RECORDS FOR THE EXERCISE START

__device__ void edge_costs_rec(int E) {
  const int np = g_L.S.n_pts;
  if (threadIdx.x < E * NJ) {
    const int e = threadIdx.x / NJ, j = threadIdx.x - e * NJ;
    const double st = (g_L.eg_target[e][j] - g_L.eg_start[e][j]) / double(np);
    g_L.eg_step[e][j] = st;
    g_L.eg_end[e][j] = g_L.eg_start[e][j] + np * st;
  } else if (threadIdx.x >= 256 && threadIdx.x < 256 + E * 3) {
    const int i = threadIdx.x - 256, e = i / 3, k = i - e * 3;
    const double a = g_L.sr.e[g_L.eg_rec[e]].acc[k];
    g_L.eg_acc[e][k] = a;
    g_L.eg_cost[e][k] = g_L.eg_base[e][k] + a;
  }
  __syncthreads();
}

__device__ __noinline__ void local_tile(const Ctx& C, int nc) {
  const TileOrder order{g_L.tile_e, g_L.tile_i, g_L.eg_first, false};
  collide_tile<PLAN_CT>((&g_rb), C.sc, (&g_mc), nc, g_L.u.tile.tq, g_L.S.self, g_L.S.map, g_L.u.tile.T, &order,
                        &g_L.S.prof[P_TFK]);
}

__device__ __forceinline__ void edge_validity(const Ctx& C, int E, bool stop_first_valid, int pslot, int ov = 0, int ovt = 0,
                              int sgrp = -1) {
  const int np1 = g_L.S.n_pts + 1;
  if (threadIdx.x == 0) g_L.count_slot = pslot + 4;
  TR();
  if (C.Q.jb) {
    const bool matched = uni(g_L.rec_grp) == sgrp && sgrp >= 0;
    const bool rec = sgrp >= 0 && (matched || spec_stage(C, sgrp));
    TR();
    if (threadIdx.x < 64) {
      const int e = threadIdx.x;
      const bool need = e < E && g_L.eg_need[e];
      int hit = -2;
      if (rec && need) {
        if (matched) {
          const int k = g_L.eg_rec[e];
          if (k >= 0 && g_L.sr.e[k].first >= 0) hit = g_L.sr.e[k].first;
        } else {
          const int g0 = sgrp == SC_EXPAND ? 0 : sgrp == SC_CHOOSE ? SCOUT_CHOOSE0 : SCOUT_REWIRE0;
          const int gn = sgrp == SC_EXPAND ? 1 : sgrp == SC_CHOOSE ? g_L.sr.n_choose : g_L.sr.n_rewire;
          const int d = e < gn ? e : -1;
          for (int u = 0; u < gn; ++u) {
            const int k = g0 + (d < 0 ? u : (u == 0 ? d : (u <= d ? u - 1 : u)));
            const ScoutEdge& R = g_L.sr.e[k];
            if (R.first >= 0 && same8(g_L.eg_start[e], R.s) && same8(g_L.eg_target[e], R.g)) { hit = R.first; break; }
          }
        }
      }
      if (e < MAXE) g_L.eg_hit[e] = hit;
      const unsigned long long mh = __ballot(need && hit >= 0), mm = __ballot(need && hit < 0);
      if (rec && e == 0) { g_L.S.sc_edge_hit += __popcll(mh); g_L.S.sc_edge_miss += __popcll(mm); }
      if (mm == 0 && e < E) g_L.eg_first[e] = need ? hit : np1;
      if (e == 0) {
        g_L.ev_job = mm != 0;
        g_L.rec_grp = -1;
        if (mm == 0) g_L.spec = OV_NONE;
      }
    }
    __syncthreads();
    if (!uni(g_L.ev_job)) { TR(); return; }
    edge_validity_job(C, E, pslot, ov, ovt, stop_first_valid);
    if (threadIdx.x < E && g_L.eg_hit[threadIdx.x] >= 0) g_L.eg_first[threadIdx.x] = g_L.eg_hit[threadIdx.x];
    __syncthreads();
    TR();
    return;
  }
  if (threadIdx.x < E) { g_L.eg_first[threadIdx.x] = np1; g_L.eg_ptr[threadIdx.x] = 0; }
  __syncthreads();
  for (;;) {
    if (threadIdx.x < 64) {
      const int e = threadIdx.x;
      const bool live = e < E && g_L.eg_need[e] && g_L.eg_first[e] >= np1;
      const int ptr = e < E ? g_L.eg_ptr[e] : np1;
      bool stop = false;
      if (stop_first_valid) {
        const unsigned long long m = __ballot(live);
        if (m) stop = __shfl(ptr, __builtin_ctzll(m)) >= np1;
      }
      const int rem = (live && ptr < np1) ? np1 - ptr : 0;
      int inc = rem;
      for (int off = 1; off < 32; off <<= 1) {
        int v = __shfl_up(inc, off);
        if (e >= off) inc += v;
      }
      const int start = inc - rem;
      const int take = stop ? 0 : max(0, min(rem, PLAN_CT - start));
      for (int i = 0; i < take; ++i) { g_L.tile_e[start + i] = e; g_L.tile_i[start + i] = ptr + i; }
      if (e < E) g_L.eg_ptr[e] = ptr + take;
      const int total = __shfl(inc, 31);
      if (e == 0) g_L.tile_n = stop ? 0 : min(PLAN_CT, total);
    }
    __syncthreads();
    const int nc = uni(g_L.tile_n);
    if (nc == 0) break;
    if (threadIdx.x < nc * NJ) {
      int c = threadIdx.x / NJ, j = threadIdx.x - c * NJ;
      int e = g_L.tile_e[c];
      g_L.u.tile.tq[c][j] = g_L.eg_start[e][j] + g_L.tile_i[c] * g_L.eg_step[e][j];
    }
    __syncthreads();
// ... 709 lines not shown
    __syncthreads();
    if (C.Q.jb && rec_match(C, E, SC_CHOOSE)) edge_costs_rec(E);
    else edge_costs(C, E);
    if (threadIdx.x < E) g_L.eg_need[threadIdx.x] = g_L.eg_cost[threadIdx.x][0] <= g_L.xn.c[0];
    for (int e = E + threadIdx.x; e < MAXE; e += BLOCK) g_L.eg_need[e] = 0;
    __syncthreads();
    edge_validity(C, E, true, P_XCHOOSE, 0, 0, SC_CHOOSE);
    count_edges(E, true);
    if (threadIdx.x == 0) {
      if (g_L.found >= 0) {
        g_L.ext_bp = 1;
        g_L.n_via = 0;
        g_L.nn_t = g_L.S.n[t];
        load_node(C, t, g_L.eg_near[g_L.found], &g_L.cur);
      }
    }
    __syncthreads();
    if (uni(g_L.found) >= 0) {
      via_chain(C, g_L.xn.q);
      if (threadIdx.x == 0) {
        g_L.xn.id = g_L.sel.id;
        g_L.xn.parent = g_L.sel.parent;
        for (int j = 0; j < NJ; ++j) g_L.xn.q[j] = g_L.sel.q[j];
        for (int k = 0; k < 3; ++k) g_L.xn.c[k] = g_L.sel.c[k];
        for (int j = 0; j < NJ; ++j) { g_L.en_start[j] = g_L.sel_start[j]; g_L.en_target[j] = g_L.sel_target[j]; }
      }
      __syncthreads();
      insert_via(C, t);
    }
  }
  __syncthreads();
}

RECORDS FOR THE EXERCISE END
RECORDS FOR THE EXERCISE START

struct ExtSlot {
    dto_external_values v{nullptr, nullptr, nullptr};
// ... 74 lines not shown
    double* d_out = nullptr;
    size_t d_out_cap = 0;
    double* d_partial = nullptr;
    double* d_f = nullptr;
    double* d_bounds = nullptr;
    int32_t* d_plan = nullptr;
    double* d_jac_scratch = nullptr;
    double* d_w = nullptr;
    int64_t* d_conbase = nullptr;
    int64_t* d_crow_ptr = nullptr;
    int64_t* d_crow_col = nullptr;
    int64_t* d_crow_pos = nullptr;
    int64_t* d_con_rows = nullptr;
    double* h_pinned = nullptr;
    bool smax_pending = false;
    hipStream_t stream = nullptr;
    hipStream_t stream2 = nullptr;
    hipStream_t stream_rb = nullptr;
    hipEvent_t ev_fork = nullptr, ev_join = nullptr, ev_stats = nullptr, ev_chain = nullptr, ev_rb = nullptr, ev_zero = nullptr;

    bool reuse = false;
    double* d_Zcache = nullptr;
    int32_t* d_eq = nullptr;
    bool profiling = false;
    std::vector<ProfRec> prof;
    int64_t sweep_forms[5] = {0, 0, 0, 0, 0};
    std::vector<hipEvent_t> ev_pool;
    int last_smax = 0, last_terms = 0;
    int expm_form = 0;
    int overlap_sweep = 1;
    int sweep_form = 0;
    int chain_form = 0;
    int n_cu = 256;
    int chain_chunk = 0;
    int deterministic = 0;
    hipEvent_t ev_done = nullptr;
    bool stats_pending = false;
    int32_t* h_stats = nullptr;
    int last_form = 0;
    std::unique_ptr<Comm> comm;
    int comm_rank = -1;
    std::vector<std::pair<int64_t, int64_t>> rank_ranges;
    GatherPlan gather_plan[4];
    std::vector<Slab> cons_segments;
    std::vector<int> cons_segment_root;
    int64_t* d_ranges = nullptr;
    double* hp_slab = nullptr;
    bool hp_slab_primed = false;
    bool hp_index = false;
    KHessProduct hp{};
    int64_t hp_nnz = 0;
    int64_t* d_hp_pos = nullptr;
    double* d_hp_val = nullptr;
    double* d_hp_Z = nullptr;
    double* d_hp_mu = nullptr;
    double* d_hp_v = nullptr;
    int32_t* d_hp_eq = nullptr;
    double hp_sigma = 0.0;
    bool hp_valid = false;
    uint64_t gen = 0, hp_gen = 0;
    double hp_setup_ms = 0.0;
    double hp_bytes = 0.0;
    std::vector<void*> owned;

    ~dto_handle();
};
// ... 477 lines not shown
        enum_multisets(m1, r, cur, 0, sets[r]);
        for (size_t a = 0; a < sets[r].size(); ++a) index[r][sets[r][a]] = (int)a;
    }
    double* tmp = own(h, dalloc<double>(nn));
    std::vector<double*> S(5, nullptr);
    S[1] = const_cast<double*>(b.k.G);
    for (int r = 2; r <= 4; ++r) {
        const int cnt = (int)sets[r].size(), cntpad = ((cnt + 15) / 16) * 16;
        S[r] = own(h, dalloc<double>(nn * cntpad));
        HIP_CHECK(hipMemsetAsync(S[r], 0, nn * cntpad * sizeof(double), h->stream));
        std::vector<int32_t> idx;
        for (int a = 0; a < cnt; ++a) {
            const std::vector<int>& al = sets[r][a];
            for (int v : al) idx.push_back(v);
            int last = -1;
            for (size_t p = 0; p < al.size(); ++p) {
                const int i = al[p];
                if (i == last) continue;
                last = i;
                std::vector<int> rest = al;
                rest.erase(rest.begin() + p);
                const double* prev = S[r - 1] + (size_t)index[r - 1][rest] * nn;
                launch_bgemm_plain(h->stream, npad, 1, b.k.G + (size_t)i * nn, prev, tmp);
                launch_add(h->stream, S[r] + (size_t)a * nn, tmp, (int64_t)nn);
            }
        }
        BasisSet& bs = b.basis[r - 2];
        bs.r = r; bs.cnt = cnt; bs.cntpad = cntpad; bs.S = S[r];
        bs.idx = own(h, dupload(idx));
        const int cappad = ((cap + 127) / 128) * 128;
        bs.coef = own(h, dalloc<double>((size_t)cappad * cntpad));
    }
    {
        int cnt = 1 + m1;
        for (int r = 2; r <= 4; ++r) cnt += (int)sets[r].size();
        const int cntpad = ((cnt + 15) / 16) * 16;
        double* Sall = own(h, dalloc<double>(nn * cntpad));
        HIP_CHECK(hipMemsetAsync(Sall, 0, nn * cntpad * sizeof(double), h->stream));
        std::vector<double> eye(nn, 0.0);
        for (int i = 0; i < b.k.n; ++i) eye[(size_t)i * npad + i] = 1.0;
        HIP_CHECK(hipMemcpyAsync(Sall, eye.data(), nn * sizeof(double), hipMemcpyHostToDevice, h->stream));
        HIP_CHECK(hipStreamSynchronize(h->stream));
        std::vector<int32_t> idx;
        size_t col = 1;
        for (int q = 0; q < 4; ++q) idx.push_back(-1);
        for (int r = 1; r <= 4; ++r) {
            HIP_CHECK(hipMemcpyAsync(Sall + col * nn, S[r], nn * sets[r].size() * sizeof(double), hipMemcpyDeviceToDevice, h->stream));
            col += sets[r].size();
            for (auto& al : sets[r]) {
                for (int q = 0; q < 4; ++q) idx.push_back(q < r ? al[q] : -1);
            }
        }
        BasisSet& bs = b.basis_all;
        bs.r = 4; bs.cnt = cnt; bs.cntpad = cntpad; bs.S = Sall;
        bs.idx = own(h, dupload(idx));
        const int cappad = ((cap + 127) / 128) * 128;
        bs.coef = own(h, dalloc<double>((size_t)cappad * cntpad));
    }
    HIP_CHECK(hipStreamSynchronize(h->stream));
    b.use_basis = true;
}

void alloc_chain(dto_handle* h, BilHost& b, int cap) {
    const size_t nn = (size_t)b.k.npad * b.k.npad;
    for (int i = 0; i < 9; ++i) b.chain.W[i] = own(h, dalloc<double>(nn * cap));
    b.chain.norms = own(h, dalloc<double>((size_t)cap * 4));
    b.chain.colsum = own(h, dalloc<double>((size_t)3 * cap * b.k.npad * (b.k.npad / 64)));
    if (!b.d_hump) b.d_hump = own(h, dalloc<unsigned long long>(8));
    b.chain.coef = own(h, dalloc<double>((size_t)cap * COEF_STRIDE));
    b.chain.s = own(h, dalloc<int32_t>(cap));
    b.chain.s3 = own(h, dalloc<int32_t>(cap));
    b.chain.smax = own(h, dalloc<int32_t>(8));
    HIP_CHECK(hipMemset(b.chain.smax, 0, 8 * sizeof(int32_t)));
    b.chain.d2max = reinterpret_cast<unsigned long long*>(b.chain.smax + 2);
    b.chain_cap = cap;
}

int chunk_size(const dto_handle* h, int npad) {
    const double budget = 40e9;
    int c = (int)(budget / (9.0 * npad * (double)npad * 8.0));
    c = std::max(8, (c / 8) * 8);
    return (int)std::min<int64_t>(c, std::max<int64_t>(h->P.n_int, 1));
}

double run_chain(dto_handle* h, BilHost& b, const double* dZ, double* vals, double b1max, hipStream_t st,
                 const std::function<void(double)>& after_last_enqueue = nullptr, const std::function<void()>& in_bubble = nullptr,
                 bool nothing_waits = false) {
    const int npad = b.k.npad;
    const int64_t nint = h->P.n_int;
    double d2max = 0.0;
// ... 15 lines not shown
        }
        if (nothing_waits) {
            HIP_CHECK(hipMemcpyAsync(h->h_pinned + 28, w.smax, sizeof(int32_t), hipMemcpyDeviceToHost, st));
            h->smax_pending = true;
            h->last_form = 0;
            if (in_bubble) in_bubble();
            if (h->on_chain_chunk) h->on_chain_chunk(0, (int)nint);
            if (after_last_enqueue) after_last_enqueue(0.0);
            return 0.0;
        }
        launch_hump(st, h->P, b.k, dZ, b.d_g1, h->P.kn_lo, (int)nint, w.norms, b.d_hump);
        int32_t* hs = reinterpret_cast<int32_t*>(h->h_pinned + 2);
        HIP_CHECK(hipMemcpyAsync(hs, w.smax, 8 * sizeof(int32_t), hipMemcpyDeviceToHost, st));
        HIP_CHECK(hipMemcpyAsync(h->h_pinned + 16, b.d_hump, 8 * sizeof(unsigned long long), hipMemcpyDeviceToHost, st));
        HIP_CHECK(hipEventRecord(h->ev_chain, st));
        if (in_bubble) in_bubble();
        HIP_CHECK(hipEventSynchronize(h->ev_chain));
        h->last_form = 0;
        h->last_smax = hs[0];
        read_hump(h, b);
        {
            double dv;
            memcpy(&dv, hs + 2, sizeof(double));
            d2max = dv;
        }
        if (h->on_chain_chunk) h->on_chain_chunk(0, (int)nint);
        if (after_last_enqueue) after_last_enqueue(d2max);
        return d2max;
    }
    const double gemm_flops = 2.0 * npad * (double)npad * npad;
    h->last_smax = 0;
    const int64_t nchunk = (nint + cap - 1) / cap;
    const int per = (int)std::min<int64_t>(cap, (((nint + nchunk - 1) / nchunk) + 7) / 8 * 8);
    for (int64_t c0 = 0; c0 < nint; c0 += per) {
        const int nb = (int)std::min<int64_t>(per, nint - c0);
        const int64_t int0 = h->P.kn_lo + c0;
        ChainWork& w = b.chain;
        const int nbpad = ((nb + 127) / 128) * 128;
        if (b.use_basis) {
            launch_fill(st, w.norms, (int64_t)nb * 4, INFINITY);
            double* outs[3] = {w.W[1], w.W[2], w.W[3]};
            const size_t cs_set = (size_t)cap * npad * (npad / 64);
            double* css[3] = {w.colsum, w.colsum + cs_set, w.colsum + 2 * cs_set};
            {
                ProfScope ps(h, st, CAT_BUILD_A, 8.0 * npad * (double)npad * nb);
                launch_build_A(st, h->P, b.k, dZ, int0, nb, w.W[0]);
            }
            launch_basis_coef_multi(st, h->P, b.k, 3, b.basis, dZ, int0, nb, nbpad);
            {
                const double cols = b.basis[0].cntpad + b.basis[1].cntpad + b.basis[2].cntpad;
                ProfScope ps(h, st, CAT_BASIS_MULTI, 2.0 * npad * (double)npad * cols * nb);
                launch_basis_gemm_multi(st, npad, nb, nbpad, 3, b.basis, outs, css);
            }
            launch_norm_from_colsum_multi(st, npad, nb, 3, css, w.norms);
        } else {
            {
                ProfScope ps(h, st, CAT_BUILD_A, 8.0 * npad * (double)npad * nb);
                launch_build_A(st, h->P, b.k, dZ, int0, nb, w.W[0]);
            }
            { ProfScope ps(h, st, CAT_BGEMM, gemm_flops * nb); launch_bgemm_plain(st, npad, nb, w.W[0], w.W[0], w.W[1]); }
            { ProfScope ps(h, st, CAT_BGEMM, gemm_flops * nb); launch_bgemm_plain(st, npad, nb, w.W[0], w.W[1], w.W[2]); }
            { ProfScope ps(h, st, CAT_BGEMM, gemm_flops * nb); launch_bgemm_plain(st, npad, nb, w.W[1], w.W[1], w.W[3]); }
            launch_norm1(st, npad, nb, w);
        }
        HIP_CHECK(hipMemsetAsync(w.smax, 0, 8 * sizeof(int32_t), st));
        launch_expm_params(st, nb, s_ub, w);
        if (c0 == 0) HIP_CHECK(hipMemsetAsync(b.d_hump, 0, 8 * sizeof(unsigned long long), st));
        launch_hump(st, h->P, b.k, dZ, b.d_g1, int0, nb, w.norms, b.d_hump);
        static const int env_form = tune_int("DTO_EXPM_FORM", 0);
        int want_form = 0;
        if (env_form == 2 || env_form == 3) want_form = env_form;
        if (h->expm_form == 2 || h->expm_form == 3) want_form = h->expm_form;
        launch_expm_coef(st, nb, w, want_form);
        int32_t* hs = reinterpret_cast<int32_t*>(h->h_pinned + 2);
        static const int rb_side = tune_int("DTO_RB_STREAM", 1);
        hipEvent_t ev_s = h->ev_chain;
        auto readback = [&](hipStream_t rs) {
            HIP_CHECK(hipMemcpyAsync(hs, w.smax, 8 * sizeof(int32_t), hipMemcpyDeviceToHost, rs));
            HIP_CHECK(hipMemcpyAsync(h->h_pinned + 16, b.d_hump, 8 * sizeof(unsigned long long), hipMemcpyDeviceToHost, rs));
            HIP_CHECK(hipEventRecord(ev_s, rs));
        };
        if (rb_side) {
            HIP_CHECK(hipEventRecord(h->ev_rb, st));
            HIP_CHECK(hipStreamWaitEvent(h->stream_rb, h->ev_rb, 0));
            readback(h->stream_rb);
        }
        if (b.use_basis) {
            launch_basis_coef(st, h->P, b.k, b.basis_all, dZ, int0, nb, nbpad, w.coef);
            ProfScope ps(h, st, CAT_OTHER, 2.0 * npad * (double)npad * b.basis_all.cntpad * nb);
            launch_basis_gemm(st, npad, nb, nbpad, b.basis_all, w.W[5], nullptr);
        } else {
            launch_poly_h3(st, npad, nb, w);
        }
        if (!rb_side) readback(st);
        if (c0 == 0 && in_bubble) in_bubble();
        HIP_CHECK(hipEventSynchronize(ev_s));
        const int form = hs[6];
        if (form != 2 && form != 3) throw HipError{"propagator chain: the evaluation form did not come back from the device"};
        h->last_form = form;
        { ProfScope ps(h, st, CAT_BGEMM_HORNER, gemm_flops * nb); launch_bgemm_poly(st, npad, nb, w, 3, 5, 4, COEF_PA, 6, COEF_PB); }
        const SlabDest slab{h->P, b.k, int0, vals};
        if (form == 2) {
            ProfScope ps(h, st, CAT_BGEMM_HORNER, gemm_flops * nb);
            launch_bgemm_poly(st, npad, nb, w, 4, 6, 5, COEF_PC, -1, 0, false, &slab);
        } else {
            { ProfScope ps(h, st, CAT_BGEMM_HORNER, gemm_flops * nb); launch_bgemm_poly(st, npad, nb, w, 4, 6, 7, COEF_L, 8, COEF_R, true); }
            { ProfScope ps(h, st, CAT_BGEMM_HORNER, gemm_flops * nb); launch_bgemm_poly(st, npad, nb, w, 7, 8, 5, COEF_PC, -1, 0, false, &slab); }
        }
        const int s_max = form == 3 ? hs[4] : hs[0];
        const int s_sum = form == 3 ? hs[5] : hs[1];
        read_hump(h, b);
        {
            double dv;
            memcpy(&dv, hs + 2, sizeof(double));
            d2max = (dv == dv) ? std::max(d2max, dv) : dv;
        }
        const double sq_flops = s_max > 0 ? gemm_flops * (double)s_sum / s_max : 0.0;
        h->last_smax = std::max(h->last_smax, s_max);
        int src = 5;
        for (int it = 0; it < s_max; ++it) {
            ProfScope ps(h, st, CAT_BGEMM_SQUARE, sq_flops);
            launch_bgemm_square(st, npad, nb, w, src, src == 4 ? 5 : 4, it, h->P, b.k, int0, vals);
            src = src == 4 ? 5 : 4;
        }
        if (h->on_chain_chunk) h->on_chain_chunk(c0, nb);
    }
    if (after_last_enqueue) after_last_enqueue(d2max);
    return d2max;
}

RECORDS FOR THE EXERCISE END

* **TASK TO CARRY OUT**: Check the entries above line by line and return each one containing the word "Sall".

* **OUTPUT FOR THIS TASK**:
        double* Sall = own(h, dalloc<double>(nn * cntpad));
        HIP_CHECK(hipMemsetAsync(Sall, 0, nn * cntpad * sizeof(double), h->stream));
        HIP_CHECK(hipMemcpyAsync(Sall, eye.data(), nn * sizeof(double), hipMemcpyHostToDevice, h->stream));
            HIP_CHECK(hipMemcpyAsync(Sall + col * nn, S[r], nn * sets[r].size() * sizeof(double), hipMemcpyDeviceToDevice, h->stream));
        bs.r = 4; bs.cnt = cnt; bs.cntpad = cntpad; bs.S = Sall;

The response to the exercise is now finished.